- _Work request_
Look through the lines below; wherever the word "cntScratch" appears, copy that line.
Exercise material Block Start
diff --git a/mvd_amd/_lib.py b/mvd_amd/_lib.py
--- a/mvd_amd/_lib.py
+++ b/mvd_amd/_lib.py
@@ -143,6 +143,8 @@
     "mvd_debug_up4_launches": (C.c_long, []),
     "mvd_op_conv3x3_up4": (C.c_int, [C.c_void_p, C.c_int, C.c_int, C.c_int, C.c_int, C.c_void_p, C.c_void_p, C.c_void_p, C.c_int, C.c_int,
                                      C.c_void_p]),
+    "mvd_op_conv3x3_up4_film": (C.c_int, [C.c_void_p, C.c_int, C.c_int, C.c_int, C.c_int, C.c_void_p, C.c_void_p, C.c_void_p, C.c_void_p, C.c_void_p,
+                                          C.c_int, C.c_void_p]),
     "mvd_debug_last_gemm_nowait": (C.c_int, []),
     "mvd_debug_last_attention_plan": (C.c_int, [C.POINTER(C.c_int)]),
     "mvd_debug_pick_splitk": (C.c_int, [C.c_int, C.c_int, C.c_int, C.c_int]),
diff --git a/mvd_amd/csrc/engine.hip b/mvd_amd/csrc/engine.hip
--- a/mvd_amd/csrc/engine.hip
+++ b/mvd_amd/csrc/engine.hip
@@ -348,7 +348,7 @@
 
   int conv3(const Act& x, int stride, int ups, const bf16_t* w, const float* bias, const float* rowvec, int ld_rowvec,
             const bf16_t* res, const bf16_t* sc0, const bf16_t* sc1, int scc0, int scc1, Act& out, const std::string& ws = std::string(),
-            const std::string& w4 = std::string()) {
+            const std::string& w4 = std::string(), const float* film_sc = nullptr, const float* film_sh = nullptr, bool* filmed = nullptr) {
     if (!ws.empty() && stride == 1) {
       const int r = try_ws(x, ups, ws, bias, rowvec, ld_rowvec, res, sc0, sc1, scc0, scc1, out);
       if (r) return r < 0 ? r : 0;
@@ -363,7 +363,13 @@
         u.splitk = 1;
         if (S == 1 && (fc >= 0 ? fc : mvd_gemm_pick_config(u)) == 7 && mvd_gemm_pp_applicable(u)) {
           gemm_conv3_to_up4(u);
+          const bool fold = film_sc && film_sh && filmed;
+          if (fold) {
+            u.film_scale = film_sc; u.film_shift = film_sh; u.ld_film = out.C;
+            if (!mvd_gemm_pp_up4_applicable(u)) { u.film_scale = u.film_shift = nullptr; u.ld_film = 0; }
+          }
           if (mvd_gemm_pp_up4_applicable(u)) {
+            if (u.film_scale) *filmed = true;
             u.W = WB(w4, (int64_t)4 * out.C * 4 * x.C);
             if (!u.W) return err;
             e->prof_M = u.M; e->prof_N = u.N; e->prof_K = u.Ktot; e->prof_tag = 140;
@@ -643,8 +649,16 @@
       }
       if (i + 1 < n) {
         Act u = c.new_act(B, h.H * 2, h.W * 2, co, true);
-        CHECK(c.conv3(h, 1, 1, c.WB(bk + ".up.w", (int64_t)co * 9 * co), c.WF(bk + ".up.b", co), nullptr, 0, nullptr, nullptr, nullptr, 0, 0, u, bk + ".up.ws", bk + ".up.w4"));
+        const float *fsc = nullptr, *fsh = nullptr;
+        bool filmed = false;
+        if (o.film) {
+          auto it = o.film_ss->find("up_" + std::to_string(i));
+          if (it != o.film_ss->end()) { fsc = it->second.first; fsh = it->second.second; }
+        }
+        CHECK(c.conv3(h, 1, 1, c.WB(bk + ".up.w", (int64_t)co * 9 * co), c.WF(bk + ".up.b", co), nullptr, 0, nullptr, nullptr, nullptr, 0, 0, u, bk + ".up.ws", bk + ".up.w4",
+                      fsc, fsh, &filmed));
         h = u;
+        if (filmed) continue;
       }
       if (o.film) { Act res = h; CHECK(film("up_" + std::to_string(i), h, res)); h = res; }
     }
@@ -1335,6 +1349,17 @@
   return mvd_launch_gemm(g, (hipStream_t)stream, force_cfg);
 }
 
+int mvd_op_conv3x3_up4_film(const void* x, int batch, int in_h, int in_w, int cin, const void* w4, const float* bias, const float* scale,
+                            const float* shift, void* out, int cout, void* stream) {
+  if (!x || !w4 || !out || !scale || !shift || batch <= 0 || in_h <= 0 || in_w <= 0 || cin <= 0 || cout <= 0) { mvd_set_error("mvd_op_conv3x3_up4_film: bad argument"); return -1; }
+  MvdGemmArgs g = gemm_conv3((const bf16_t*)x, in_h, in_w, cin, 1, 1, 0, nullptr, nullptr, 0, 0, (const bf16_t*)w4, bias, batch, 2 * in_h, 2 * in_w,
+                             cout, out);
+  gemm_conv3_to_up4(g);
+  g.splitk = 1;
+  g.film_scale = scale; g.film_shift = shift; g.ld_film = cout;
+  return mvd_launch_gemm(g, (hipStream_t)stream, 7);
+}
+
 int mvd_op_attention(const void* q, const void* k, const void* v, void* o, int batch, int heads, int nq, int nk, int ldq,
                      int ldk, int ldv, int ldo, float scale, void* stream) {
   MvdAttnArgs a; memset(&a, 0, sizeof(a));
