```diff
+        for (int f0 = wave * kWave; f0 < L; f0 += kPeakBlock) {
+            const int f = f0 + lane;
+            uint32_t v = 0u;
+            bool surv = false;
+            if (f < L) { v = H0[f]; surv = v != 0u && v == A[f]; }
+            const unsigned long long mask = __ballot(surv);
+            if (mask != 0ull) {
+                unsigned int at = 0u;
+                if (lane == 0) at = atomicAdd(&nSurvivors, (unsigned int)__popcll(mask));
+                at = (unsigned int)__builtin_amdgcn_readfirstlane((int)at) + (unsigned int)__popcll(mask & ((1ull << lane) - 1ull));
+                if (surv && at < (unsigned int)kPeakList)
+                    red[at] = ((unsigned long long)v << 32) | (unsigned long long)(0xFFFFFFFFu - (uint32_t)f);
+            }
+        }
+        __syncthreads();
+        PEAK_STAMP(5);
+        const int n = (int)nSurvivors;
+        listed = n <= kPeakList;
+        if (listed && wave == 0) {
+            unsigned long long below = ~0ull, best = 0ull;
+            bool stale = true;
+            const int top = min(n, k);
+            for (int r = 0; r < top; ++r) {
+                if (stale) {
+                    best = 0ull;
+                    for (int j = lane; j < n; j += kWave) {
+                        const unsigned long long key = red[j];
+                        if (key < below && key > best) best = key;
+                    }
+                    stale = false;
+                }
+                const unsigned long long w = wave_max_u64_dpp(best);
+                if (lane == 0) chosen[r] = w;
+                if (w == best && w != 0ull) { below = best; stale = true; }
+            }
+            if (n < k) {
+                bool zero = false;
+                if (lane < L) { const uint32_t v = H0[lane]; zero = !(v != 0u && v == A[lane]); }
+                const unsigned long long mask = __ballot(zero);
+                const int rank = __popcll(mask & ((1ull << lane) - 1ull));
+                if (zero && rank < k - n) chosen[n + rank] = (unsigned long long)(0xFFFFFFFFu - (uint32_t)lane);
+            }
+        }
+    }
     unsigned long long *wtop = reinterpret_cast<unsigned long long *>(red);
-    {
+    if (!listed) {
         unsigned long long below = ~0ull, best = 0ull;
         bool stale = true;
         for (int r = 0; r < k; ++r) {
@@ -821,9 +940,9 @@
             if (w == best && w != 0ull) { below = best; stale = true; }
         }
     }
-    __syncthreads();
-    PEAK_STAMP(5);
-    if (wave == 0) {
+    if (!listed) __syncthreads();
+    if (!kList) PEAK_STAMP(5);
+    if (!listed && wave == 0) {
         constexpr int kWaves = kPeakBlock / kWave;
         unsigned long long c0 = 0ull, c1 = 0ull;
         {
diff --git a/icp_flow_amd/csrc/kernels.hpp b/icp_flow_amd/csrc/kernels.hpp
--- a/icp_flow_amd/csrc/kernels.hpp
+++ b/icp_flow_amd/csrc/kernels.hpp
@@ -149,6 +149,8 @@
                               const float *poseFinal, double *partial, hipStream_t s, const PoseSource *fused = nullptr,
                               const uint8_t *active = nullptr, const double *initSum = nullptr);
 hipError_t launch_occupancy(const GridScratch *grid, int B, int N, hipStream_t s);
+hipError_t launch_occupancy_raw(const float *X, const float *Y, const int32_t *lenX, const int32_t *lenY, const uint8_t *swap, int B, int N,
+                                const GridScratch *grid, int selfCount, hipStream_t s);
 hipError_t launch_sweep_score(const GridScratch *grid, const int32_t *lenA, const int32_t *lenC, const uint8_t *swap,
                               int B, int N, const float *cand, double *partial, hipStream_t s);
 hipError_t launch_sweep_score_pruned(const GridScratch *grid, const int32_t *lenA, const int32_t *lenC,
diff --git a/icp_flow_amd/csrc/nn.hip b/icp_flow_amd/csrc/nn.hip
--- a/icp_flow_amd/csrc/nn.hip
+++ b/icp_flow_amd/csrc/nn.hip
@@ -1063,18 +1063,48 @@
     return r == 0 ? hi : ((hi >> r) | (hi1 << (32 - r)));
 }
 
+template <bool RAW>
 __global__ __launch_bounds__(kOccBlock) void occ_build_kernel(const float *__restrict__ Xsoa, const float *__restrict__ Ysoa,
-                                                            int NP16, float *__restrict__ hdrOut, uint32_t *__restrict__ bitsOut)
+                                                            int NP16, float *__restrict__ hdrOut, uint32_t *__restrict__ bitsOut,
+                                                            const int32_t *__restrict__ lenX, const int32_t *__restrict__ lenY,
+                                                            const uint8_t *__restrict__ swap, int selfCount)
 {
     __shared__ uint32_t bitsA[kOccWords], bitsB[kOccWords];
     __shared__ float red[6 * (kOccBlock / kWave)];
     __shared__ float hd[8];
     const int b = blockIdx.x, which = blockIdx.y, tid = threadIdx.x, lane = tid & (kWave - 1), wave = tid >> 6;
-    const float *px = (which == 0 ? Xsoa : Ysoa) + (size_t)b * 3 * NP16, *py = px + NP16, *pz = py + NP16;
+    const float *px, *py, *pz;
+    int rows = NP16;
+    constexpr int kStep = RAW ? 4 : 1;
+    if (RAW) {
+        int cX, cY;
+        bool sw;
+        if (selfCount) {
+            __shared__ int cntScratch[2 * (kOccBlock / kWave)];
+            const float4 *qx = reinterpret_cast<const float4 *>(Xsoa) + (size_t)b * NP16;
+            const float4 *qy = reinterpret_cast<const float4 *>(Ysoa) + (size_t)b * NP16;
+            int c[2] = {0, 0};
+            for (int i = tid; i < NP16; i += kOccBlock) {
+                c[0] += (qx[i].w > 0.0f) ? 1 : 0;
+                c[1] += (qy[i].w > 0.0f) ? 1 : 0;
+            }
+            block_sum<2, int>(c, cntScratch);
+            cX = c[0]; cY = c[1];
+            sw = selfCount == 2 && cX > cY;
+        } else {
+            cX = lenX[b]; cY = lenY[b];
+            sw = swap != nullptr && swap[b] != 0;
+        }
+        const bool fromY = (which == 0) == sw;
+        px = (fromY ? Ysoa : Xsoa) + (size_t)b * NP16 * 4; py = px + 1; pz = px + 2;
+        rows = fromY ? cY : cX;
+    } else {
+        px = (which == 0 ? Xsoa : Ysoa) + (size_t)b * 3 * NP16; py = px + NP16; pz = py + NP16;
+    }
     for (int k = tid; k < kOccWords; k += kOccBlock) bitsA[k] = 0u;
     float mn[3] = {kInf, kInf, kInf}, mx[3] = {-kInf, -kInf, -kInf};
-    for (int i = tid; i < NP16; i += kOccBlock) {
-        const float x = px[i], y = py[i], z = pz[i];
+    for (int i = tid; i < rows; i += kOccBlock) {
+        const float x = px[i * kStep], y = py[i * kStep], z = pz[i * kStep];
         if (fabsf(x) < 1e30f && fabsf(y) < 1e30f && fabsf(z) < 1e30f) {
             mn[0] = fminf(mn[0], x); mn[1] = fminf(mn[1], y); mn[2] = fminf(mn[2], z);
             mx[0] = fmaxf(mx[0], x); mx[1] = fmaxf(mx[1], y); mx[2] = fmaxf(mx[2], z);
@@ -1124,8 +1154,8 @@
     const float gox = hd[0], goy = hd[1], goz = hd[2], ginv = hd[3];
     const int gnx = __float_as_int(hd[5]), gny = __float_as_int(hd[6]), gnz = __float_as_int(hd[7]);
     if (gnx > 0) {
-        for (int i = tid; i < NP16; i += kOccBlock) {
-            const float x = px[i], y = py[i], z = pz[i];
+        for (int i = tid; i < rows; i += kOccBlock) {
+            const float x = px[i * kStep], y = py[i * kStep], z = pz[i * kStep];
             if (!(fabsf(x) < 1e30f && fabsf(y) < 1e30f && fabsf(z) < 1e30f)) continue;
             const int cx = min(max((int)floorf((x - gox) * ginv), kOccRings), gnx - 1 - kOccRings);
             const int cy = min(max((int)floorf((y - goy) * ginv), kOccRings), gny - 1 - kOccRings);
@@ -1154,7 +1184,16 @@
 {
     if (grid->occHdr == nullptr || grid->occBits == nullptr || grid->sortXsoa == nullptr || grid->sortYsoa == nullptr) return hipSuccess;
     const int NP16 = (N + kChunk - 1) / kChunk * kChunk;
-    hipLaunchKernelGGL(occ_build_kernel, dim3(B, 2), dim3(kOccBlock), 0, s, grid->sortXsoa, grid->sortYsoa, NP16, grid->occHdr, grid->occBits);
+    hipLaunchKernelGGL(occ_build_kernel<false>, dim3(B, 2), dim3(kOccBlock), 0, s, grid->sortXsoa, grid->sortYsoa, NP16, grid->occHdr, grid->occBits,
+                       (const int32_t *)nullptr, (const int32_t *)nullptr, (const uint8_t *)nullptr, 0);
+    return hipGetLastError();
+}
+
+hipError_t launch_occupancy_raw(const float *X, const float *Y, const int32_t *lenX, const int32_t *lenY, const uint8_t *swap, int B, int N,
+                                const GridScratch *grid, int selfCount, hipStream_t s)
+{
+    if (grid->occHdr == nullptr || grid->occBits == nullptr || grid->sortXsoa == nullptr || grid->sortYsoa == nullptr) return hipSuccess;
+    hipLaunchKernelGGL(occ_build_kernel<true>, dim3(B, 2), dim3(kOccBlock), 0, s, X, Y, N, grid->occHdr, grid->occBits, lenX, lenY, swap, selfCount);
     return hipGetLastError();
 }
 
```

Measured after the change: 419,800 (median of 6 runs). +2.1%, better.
Exercise material Block End
- _Answer to this exercise_
+            __shared__ int cntScratch[2 * (kOccBlock / kWave)];
+            block_sum<2, int>(c, cntScratch);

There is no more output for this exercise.